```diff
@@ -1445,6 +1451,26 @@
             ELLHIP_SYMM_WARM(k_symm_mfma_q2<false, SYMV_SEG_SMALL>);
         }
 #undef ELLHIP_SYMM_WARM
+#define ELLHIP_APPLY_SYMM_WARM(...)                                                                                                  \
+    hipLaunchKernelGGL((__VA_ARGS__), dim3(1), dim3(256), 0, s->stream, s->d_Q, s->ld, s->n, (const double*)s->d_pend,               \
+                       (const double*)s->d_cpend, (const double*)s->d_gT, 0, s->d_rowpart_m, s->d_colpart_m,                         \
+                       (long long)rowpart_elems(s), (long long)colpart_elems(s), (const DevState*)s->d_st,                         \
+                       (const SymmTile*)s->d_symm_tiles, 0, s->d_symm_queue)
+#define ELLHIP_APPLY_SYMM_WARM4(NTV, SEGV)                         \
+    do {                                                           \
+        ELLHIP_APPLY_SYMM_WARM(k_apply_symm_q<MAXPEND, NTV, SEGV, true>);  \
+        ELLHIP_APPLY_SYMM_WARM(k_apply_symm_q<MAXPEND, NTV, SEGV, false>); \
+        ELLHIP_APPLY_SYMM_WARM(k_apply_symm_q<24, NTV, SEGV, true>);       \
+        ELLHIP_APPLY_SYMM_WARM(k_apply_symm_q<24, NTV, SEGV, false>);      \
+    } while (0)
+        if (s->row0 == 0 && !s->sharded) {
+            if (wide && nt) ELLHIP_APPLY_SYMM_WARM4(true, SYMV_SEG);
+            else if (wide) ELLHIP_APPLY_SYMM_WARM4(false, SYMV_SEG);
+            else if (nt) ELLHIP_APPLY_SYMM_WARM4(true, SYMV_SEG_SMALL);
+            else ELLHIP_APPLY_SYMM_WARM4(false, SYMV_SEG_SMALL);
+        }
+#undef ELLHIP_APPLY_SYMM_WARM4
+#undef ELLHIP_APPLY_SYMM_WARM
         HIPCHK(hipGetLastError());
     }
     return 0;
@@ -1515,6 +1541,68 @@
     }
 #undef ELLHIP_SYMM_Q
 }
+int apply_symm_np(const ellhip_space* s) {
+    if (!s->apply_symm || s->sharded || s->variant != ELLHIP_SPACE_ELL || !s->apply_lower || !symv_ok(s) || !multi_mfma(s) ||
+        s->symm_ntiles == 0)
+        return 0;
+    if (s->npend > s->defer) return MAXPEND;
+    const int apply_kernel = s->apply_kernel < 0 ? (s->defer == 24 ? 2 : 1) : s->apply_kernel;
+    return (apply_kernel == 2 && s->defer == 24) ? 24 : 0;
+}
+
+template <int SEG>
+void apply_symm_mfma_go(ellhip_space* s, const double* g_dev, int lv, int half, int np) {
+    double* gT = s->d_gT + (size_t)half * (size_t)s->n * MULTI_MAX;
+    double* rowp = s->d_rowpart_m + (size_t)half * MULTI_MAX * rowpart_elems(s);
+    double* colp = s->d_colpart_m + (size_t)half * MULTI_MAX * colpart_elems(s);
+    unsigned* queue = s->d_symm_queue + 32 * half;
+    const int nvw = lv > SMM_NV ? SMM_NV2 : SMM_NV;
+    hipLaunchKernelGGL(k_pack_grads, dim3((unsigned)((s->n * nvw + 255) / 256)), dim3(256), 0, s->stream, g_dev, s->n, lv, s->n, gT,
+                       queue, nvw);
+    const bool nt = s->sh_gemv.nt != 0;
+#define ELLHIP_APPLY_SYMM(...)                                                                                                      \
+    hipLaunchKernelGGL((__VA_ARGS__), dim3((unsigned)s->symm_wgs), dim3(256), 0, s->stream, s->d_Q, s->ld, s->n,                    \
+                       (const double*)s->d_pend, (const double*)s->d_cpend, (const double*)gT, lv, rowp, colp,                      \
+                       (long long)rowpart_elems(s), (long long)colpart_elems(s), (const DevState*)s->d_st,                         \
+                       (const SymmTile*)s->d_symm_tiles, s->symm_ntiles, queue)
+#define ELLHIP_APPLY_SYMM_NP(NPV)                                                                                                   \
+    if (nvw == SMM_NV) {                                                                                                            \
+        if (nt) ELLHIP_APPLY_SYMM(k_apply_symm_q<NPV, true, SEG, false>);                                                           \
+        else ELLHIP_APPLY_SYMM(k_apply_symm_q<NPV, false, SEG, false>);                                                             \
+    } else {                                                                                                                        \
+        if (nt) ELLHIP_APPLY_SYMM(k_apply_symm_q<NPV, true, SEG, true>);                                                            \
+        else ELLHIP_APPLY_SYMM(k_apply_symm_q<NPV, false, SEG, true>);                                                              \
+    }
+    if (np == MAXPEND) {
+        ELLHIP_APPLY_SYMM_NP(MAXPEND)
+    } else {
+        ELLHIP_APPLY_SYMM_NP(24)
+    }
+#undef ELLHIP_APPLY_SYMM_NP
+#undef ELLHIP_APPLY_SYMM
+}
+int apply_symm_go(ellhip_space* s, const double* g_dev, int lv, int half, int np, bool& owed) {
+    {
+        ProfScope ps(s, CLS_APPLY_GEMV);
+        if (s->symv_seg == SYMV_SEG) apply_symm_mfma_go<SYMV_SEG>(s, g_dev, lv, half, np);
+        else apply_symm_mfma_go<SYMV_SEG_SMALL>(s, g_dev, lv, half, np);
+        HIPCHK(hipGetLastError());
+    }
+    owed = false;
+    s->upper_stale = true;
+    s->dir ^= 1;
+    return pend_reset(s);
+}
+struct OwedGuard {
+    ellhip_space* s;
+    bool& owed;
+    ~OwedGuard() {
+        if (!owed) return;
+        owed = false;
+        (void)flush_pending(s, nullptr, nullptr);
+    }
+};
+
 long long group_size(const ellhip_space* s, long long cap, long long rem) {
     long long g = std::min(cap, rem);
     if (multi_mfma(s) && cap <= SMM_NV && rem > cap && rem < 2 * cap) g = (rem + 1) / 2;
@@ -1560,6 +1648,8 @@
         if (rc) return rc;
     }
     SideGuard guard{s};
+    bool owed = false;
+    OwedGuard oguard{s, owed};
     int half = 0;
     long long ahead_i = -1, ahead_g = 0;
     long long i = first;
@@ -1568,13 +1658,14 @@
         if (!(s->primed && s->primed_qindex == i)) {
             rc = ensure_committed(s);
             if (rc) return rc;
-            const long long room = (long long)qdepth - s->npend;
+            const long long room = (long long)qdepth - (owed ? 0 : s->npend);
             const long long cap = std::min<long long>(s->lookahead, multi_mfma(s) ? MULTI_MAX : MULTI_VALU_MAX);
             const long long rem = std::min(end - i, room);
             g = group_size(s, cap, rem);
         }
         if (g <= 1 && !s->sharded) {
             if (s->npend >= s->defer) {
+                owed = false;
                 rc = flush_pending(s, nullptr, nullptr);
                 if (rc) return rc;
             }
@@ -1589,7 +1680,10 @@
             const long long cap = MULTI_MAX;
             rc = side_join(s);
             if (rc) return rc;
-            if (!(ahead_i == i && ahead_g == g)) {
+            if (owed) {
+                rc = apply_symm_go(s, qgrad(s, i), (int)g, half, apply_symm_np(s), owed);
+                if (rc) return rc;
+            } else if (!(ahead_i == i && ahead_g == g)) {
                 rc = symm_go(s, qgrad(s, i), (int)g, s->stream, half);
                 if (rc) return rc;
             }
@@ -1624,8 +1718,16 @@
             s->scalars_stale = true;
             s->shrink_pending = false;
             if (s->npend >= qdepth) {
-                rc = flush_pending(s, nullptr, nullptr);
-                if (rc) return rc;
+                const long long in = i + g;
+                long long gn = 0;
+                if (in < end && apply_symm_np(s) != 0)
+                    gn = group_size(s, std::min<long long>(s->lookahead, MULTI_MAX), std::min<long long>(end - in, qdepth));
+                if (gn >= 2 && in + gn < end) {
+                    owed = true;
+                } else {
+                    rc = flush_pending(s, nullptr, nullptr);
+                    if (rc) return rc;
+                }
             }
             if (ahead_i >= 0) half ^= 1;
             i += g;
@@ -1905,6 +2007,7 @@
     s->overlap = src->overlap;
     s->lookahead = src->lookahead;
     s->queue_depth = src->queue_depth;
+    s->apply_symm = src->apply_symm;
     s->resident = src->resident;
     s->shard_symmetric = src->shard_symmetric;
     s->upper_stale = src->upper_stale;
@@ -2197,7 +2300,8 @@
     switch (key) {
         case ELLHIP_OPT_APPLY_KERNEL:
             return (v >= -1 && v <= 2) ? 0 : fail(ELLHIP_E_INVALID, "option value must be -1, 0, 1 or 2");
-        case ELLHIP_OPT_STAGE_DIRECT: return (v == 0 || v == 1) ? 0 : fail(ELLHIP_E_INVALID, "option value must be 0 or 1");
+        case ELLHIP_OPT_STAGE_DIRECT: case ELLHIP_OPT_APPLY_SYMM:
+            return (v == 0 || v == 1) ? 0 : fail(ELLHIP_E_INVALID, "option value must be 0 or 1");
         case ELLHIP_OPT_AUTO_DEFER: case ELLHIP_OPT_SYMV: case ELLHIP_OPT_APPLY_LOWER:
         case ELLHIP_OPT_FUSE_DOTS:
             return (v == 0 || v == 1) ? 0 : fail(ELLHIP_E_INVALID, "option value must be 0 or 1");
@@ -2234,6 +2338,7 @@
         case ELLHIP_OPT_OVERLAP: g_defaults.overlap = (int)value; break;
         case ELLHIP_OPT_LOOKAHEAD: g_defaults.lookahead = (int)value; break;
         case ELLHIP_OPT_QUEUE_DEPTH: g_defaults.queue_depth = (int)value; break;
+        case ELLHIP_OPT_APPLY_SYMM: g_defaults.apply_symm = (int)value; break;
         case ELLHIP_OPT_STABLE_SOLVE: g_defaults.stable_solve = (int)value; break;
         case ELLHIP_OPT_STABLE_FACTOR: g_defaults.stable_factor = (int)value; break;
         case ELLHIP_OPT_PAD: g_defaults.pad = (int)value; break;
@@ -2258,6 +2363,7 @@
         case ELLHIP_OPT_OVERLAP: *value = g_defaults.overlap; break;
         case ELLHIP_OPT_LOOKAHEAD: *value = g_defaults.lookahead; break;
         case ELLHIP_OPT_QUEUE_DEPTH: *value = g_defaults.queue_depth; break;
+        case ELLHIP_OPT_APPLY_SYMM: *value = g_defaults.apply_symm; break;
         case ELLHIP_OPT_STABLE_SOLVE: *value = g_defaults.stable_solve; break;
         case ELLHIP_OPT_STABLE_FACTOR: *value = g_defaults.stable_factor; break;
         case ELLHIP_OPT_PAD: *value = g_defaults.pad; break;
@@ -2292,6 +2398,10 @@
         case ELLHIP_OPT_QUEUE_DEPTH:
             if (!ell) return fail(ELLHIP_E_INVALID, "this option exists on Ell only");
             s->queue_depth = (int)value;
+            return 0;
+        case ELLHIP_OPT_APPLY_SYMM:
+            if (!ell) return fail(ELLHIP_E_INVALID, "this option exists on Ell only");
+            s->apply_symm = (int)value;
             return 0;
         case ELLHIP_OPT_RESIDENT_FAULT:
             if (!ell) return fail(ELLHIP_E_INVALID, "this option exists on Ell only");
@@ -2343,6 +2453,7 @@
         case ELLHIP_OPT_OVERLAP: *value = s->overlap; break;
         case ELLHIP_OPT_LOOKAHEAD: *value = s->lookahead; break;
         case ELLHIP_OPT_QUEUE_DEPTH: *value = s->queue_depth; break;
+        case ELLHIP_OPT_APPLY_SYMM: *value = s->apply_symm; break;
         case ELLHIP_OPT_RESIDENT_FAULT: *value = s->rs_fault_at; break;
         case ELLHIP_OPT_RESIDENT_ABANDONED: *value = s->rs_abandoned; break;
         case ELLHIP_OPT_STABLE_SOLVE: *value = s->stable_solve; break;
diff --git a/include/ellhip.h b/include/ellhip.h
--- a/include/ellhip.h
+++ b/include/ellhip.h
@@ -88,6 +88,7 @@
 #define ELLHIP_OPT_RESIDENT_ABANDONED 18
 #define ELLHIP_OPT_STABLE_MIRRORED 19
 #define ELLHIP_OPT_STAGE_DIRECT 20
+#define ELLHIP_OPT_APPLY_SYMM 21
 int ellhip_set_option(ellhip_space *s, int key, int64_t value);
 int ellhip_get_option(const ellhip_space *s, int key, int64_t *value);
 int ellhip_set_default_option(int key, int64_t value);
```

::::::::::

TO DO: How many lines of the records contain "sharded"? Answer with the number only.

TASK RESPONSE: 3